The referees and editors could have acted as they did for either or both of two rational reasons. First, the research reported might already have been published by other workers in the two years since the original papers came out. Scrutiny of the referees' reports revealed that this was not the reason: none of them rejected the papers because the findings were not new. Second, it could be argued that workers from a good institution would be more careful in collecting their data and less prone to fraud than those from an unknown institution. This is an implausible reason, if only because some psychologists at good institutions owe their eminence to successful fraud. It is unlikely to have caused the rejection of the papers by unknown authors, since the referees made detailed criticisms of various points in the papers, many of which appear to have been valid. They criticised the statistics used and made remarks like 'The theoretical organisation seems loose and filled with... undocumented conclusions' or 'It is all very confusing.'
The most likely explanation is that both the original acceptance and the subsequent rejection occurred for irrational reasons. The first words a referee or an editor sees on reading an article are the authors' names and the name of their institution. If these are prestigious, he will be biased towards interpreting the paper in the best light possible; if they are not, he is probably going to look for flaws and to be more sensitive to what is wrong than to what is right. Here, then, is a dramatic demonstration of the availability error combined with the primacy and halo effects.
Everyone is irrational some of the time and in particular everyone is susceptible to the availability error. I give a final striking example, this time to do with publishers. In 1969, Jerzy Kosinsky's novel Steps won the American National Book Award for fiction. Eight years later some joker had it retyped and sent the manuscript with no title and under a false name to fourteen major publishers and thirteen literary agents in the US, including Random House, the firm that had originally published it. Of the twenty-seven people to whom it was submitted, not one recognised that it had already been published. Moreover, all twenty-seven rejected it. All it lacked was Jerzy Kosinsky's name to create the halo effect: without the name, it was seen as an indifferent book. Once again, the publishing industry is no more irrational than any other and despite the Kosinsky episode probably does not deserve Colin Haycraft's remark, 'If you can't live, write; if you can't write, be a publisher; if you can't be a publisher, be a literary agent; and if you can't be a literary agent, God help you.'
MORAL
1. Never base a judgement or decision on a single case, no matter how striking.

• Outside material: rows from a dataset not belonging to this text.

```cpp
#ifndef RT_VISIT_DESCEND
#define RT_VISIT_DESCEND 2
#endif
#define RT_BRUTE_SCENE (-1)
#define RT_BRUTE_OFF 0
#define RT_BRUTE_ON 1
template <int BRUTE>
__device__ __forceinline__ bool scene_brute(const RtSceneView& S)
{
    return BRUTE == RT_BRUTE_SCENE ? S.brute != 0 : BRUTE == RT_BRUTE_ON;
}
template <bool ANY, int DESC = RT_VISIT_DESCEND, bool PAIR = true, int BRUTE = RT_BRUTE_SCENE, class QSTK>
__device__ __forceinline__ int quad_visit(const RtSceneView& S, QState& q, QSTK& stk, int sub, Stats* st)
{
    FastHit& h = q.h;
    const bool brute = scene_brute<BRUTE>(S);
#pragma unroll 1
    for (int dd = 0; dd < DESC && q.cur >= 0; dd++) {
        if (ANY) {
            constexpr int NW = PAIR ? 2 : 1;
            int nd[NW];
            nd[0] = q.cur;
            int m = 1;
#pragma unroll
            for (int j = 1; j < NW; j++) {
                nd[j] = -1;
                if (m == j && q.sp > 0) {
                    const int t = (int)stk.rec(q.sp - 1);
                    if (t >= 0) {
                        nd[j] = t;
                        q.sp--;
                        m++;
                    }
                }
            }
            if (st && sub == 0) st->c[RT_STAT_ANY_VOL] += 4 * m;
            float4_ r0[NW], r1[NW];
#if RT_SLAB_QUAD
            float4_ sl[NW];
#endif
#pragma unroll
            for (int j = 0; j < NW; j++) {
                r0[j] = r1[j] = float4_{0.0f, 0.0f, 0.0f, 0.0f};
#if RT_SLAB_QUAD
                sl[j] = float4_{0.0f, 0.0f, -__builtin_inff(), __builtin_inff()};
                if (j < m) sl[j] = S.bvh4s[4 * (size_t)nd[j] + sub];
#endif
                if (j < m) child_record(S, nd[j], sub, r0[j], r1[j]);
            }
#pragma unroll
            for (int j = 0; j < NW; j++) {
                rt_pin(r0[j]);
                rt_pin(r1[j]);
#if RT_SLAB_QUAD
                rt_pin(sl[j]);
#endif
            }
            int base = 0, first = 0;
            bool any_first = false;
#pragma unroll
            for (int j = 0; j < NW; j++) {
                const int ref = (int)rt_asuint(r1[j].z), cnt = (int)rt_asuint(r1[j].w);
                const float mn[3] = {r0[j].x, r0[j].y, r0[j].z}, mx[3] = {r0[j].w, r1[j].x, r1[j].y};
                float tn, tf;
#if RT_SLAB_QUAD
                const bool ok = j < m && cnt >= 0 && box_hit2(mn, mx, q.rb, __builtin_inff(), tn, tf) &&
                                slab_ok(sl[j], q.o, q.d, tn, tf);
#else
                const bool ok = j < m && cnt >= 0 && box_hit2(mn, mx, q.rb, __builtin_inff(), tn, tf);
#endif
                const int item = cnt > 0 ? leaf_item(ref, cnt) : ref;
                const int o = ok ? 1 : 0;
                const int o1 = qdpp<RT_QX1>(o), o2 = qdpp<RT_QX2>(o), o3 = qdpp<RT_QX3>(o);
                const int pre = base + (s_lower(sub, 1) ? o1 : 0) + (s_lower(sub, 2) ? o2 : 0) + (s_lower(sub, 3) ? o3 : 0);
                if (ok && pre > 0) {
                    if (q.sp + pre - 1 < QSTK::CAP) stk.set_rec(q.sp + pre - 1, (uint32_t)item);
                }
                if (ok && pre == 0) {
                    first = item;
                    any_first = true;
                }
                base += o + o1 + o2 + o3;
            }
            const int nv = base;
            if (q.sp + nv - 1 > QSTK::CAP) return -1;
            if (nv > 0) {
                q.sp += nv - 1;
                q.cur = qor(any_first ? first : 0);
                continue;
            }
            q.cur = 0x7ffffffe;
            break;
        }
        if (st && sub == 0) st->c[RT_STAT_VOL] += 4;
        const float tmax = h.t + h.t * RT_T2_WINDOW;
        const QChild c = quad_child(S, q.cur, sub, q.rb, tmax, q.o, q.d);
        const float key = c.ok ? c.tn : __builtin_inff();
        const float k1 = qdppf<RT_QX1>(key), k2 = qdppf<RT_QX2>(key), k3 = qdppf<RT_QX3>(key);
        const int s1 = sub ^ 1, s2 = sub ^ 2, s3 = sub ^ 3;
        const int rank = (k1 < key || (k1 == key && s1 < sub) ? 1 : 0) + (k2 < key || (k2 == key && s2 < sub) ? 1 : 0) +
                         (k3 < key || (k3 == key && s3 < sub) ? 1 : 0);
        const int nv = qsum(c.ok ? 1 : 0);
        if (q.sp + nv - 1 > QSTK::CAP) return -1;
        if (c.ok && rank > 0) stk.set(q.sp + nv - 1 - rank, (uint32_t)c.item, key);
        if (nv > 0) {
            q.sp += nv - 1;
            q.cur = qor(c.ok && rank == 0 ? c.item : 0);
            continue;
        }
        q.cur = 0x7ffffffe;
        break;
    }
    if (q.cur >= 0 && q.cur != 0x7ffffffe) return 0;
    if (q.cur < 0) {
        if (st && sub == 0) st->c[ANY ? RT_STAT_ANY_TRI : RT_STAT_TRI] += ((~q.cur) & 3) + 1;
        int k, leaf, prim;
        const float tv = quad_tri<!ANY>(S, q.cur, sub, q.o, q.d, k, leaf, prim);
        if (ANY) {
            const int hitb = tv < __builtin_inff() ? 1 : 0;
            if (brute) {
                if (qor(hitb)) {
                    h.k = 1;
                    return 1;
                }
            } else if (int hm = qor(hitb << sub)) {
                const int l1 = qdpp<RT_QX1>(leaf), l2 = qdpp<RT_QX2>(leaf), l3 = qdpp<RT_QX3>(leaf);
                const ChainRay cr = quad_chain_ray(q.o, q.d, sub);
                int checked = -1;
#pragma unroll 1
                while (hm) {
                    const int x = (__ffs(hm) - 1) ^ sub;
                    hm &= hm - 1;
                    const int lj = x == 0 ? leaf : x == 1 ? l1 : x == 2 ? l2 : l3;
                    if (lj == checked) continue;
                    if (quad_chain_ok(S, cr, lj, false, 0.0f, sub, st)) {
                        h.k = 1;
// ... 21 lines not shown
                h.leaf = wl;
                h.prim = wp;
                h.tie = mixed;
            } else if (m1 == h.t && m1 < __builtin_inff()) {
                h.t2 = __builtin_fminf(h.t2, m2);
                if (brute) {
                    h.tie = true;
                    if (wp < h.prim) h.k = wk, h.leaf = wl, h.prim = wp;
                } else if (!mixed && wl == h.leaf) {
                    if (wk < h.k) h.k = wk, h.prim = wp;
                } else {
                    h.tie = true;
                }
            } else {
                h.t2 = __builtin_fminf(h.t2, m1);
            }
        }
    }
    if (ANY) {
        if (q.sp == 0) return 1;
        q.cur = (int)stk.rec(--q.sp);
        return 0;
    }
    const float tmax = h.t + h.t * RT_T2_WINDOW;
    int nxt = 0x7fffffff;
    while (q.sp > 0) {
        --q.sp;
        const float kk = stk.key(q.sp);
        const int rr = (int)stk.rec(q.sp);
        rt_pin(rr);
        if (kk <= tmax) {
            nxt = rr;
            break;
        }
    }
    q.cur = nxt;
    return nxt == 0x7fffffff ? 1 : 0;
}

template <int BRUTE = RT_BRUTE_SCENE>
__device__ __forceinline__ bool quad_closest_answer(const RtSceneView& S, const QState& q, int sub, float& t_out,
                                                    int& k_out, Stats* st)
{
    const FastHit& h = q.h;
    if (h.k < 0) {
        t_out = -1.0f;
        k_out = -1;
        return true;
    }
    if (RT_FUZZ_CHECK && (h.leaf & RT_FZ_BIT)) return false;
    if (scene_brute<BRUTE>(S)) {
        t_out = h.t;
        k_out = h.k;
        return true;
    }
    if (h.tie) return false;
    const float t2 = __builtin_fminf(h.t2, h.t + h.t * RT_T2_WINDOW);
    if (!quad_chain_ok(S, q.o, q.d, h.leaf, true, t2, sub, st)) return false;
    t_out = h.t;
    k_out = h.k;
// ... 18 lines not shown
```

sycl-ray-tracing_amd/csrc/rt_render.hip:

```cpp
#include <hip/hip_runtime.h>

#include "rt_backend_hip.h"
#include "rt_wave.h"
#include "rt_wave_kernels.h"
#include "rt_quad.h"
#include "rt_row.h"
#include "rt_octet.h"

namespace {

#if RT_DEBUG_FB
__device__ unsigned long long rt_dbg_fb[8];
#define RT_DBG(i) atomicAdd(&rt_dbg_fb[i], 1ull)
#else
#define RT_DBG(i) ((void)0)
#endif
__device__ __forceinline__ int lane_id() { return __lane_id(); }

template <int N>
struct LdsStack {
    static constexpr int CAP = N;
    uint32_t* r;
    float* k;
    __device__ __forceinline__ uint32_t rec(int i) const { return r[i * 256]; }
// ... 415 lines not shown
};

#if RT_DRAIN_STRONG_FENCE
#define RT_DRAIN_FENCE()                                       \
    do {                                                       \
        __builtin_amdgcn_fence(__ATOMIC_SEQ_CST, "workgroup"); \
        __builtin_amdgcn_s_waitcnt(0);                         \
        __builtin_amdgcn_wave_barrier();                       \
    } while (0)
#else
#define RT_DRAIN_FENCE()                                       \
    do {                                                       \
        __builtin_amdgcn_fence(__ATOMIC_ACQ_REL, "wavefront"); \
        __builtin_amdgcn_wave_barrier();                       \
    } while (0)
#endif

template <bool ANY, bool STATS, bool PAIR, int G, int BRUTE, class QSTK>
__device__ __forceinline__ void trace_stream(const rtk::WaveView& W, const RtSceneView& S, QSTK& stk, const int* s_pre,
                                             int first, int total, int wg, int wn, int32_t* fbn, rtk::RayRec* fbl,
                                             rtk::Stats* ps, const QPrefetch& pf)
{
    static_assert(G == 4 || G == 16, "quads or rows");
    constexpr unsigned long long ALL_IDLE = G == 4 ? 0x1111111111111111ull : 0x0001000100010001ull;
    constexpr int REFILL = G == 4 ? RT_TRACE_REFILL : 1;
    const int lane = lane_id(), qd = lane / G;
    int sub = lane & (G - 1);
    int cursor = 0;
    bool exhausted = wg * 16 >= total;
    bool active = false;
    uint32_t target = 0;
    rtk::QState q;
    if (!exhausted) queue_prefetch(W, s_pre, pf, first, cursor, wg, wn, total);
    auto finish = [&](int res, int gs) {
        if (W.r_heavy && sub == 0 && q.calls >= W.heavy_calls) W.r_heavy[target >> 3] = 1;
        if (STATS && W.iterq && sub == 0 && W.iter < RT_MAX_TIMED_ITERS) {
            int32_t* q2 = W.iterq + 2 * RT_MAX_TIMED_ITERS + 4 * W.iter;
            atomicMax(q2 + (ANY ? 1 : 0), q.calls);
            if (q.calls > 8) atomicAdd(q2 + 2, 1);
        }
        float t = 0.0f;
        int k = 0;
        int why = res < 0 ? 3 : 0;
        if (res > 0 && !ANY && !rtk::quad_closest_answer<BRUTE>(S, q, sub & 3, t, k, gs == 4 || sub == 0 ? ps : nullptr)) {
            res = -1;
            why = q.h.tie ? 1 : 2;
        }
        if (STATS && W.wlog && sub == 0 && q.calls >= W.wlog_min)
            walk_log(W, q.o, q.d, target, q.calls, res <= 0 ? -2.0f : ANY ? (float)(q.h.k == 1) : t, res <= 0 ? why : k,
                     gs == 4 ? 0 : 1);
        if (sub == 0) {
            if (res > 0) {
                if (ANY)
                    rtk::finish_any(W, target, q.h.k == 1);
                else
                    rtk::finish_closest(W, target, q.o, q.d, t, k);
            } else {
                fbl[atomicAdd(fbn, 1)] = rtk::RayRec{rtk::f4(q.o, rt_asfloat(target >> 3)),
                                                     rtk::f4(q.d, rt_asfloat(target & 7u))};
                RT_DBG(ANY ? 2 : 0);
                RT_DBG(why == 3 ? 3 : why == 1 ? 4 : 5);
                if (gs == 16) RT_DBG(6);
                atomicAdd(&W.r_park[target >> 3], 1);
                if (STATS && W.iterq && W.iter < RT_MAX_TIMED_ITERS)
                    atomicAdd(W.iterq + 2 * RT_MAX_TIMED_ITERS + 4 * W.iter + 3, 1);
            }
        }
    };
    for (;;) {
        const unsigned long long bidle = __ballot(!active && sub == 0);
        if (!exhausted && (__popcll(bidle) >= REFILL || bidle == ALL_IDLE)) {
            if (!active) {
                const int j = cursor + __popcll(bidle & ((1ull << (qd * G)) - 1ull));
                const int idx = (wg + (j >> 4) * wn) * 16 + (j & 15);
                if (idx < total) {
                    const int slot = j - cursor;
                    __builtin_amdgcn_s_waitcnt(0x0F70);
                    rtk::RayRec r;
                    r.o = pf.buf[2 * slot];
                    r.d = pf.buf[2 * slot + 1];
                    const int kind = pf.kind[slot];
                    target = (rt_asuint(r.o.w) << 3) | (uint32_t)kind;
                    if (forced_fallback(W, r.o, r.d)) {
                        if (sub == 0) {
                            r.d.w = rt_asfloat(target & 7u);
                            fbl[atomicAdd(fbn, 1)] = r;
                            atomicAdd(&W.r_park[target >> 3], 1);
                        }
                    } else if (rtk::qstate_begin<ANY>(q, rtk::v3of(r.o), rtk::v3of(r.d), sub, ps)) {
                        active = true;
                        q.calls = 0;
                    } else if (sub == 0) {
                        if (ANY)
                            rtk::finish_any(W, target, false);
                        else
                            rtk::finish_closest(W, target, q.o, q.d, -1.0f, -1);
                    }
                }
            }
            cursor += __popcll(bidle);
            exhausted = (wg + (cursor >> 4) * wn) * 16 >= total;
            __builtin_amdgcn_fence(__ATOMIC_ACQ_REL, "wavefront");
            __builtin_amdgcn_wave_barrier();
            if (!exhausted) queue_prefetch(W, s_pre, pf, first, cursor, wg, wn, total);
            if (STATS && lane == 0) ps->c[RT_STAT_REFILLS]++;
        }
        const unsigned long long bact = __ballot(active && sub == 0);
        if (!bact) {
            if (exhausted) break;
            continue;
        }
        if (G == 4 && W.drain_rows > 0 && exhausted && __popcll(bact) <= W.drain_rows) break;
        if (STATS) {
            if (active && sub == 0) ps->c[exhausted ? RT_STAT_DRAIN_VISITS : RT_STAT_QUAD_VISITS]++;
            if (lane == 0) ps->c[exhausted ? RT_STAT_DRAIN_SLOTS : RT_STAT_WAVE_SLOTS] += 64 / G;
        }
        if (active) {
            int res;
            if constexpr (G == 4)
                res = rtk::quad_visit<ANY, RT_VISIT_DESCEND, PAIR, BRUTE>(S, q, stk, sub, ps);
            else
                res = rtk::row_visit<ANY, RT_VISIT_DESCEND, BRUTE>(S, q, stk, sub, ps);
            q.calls += G == 4 ? 1 : 2;
            if (res != 0) {
                active = false;
                finish(res, G);
            }
        }
    }
    if constexpr (G == 4) {
        const unsigned long long bact = __ballot(active && sub == 0);
        if (!bact) return;
        const int row = lane >> 4;
        unsigned long long m = bact;
        for (int i = 0; i < row; i++) m &= m - 1ull;
// ... 9 lines not shown
        for (int i = 0; i < 3; i++) q.rb.inv[i] = pf(q.rb.inv[i]), q.rb.oi[i] = pf(q.rb.oi[i]);
        q.h.t = pf(q.h.t), q.h.t2 = pf(q.h.t2), q.h.k = pi(q.h.k), q.h.leaf = pi(q.h.leaf);
        if (BRUTE != RT_BRUTE_OFF) q.h.prim = pi(q.h.prim);
        q.h.tie = pi(q.h.tie ? 1 : 0) != 0;
        q.sp = pi(q.sp), q.cur = pi(q.cur), q.calls = pi(q.calls);
        target = (uint32_t)pi((int)target);
        sub = lane & 15;
        const int wq = (int)(threadIdx.x >> 6) * 16;
        uint32_t* qr = stk.r - (threadIdx.x >> 2) + wq;
        float* qk = stk.k - (threadIdx.x >> 2) + wq;
        const int sq = src >> 2;
        uint32_t r0 = 0, r1 = 0;
        float k0 = 0.0f, k1 = 0.0f;
        if (ract && sub < q.sp) r0 = qr[sub * 64 + sq], k0 = qk[sub * 64 + sq];
        if (ract && sub + 16 < q.sp) r1 = qr[(sub + 16) * 64 + sq], k1 = qk[(sub + 16) * 64 + sq];
        RT_DRAIN_FENCE();
        RowInQuadStack rs{qr + 4 * row, qk + 4 * row};
        if (ract && sub < q.sp) rs.set(sub, r0, k0);
        if (ract && sub + 16 < q.sp) rs.set(sub + 16, r1, k1);
        RT_DRAIN_FENCE();
        active = ract;
#if RT_DRAIN_RESTART == 1
        q.sp = 0;
        if (q.cur != 0x7fffffff) q.cur = 0;
#elif RT_DRAIN_RESTART == 2
        if (ract) rtk::qstate_begin<ANY>(q, q.o, q.d, sub, nullptr);
#elif RT_DRAIN_RESTART == 3
        q.rb = rtk::rayb_setup(q.o, q.d);
#elif RT_DRAIN_RESTART == 4
        q.h.t = __builtin_inff(), q.h.t2 = __builtin_inff(), q.h.k = ANY ? 0 : -1, q.h.leaf = -1;
        q.h.prim = 0x7fffffff, q.h.tie = false, q.h.ovf = false;
        q.sp = 0;
        if (q.cur != 0x7fffffff) q.cur = 0;
#endif
        while (__any(active)) {
            if (STATS) {
                if (active && sub == 0) ps->c[RT_STAT_DRAIN_VISITS]++;
                if (lane == 0) ps->c[RT_STAT_DRAIN_SLOTS] += 4;
            }
            if (active) {
                const int res = rtk::row_visit<ANY, RT_VISIT_DESCEND, BRUTE>(S, q, rs, sub, ps);
                q.calls += 2;
                if (res != 0) {
                    active = false;
                    finish(res, 16);
                }
            }
        }
    }
}
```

2. In forming an impression of a person (or object) try to break your judgement down into his (or its) separate qualities without letting any strikingly good or bad qualities influence your opinion about the remainder. This may seem cold, but it is important in situations, such as interviews or medical diagnoses based on a range of symptoms, where the judgement may seriously affect the person being judged.
3. When exposed to connected material, suspend judgement until the end: try to give as much weight to the last item as the first.
4. Try to avoid obtaining information that would bias you: for example, in judging whether an article or a book should be published, remain ignorant of the author's name until you have formed your own opinion of the work.
5. If you happen to be a publisher, check your back list on receipt of an MS: you don't want to publish the same book twice.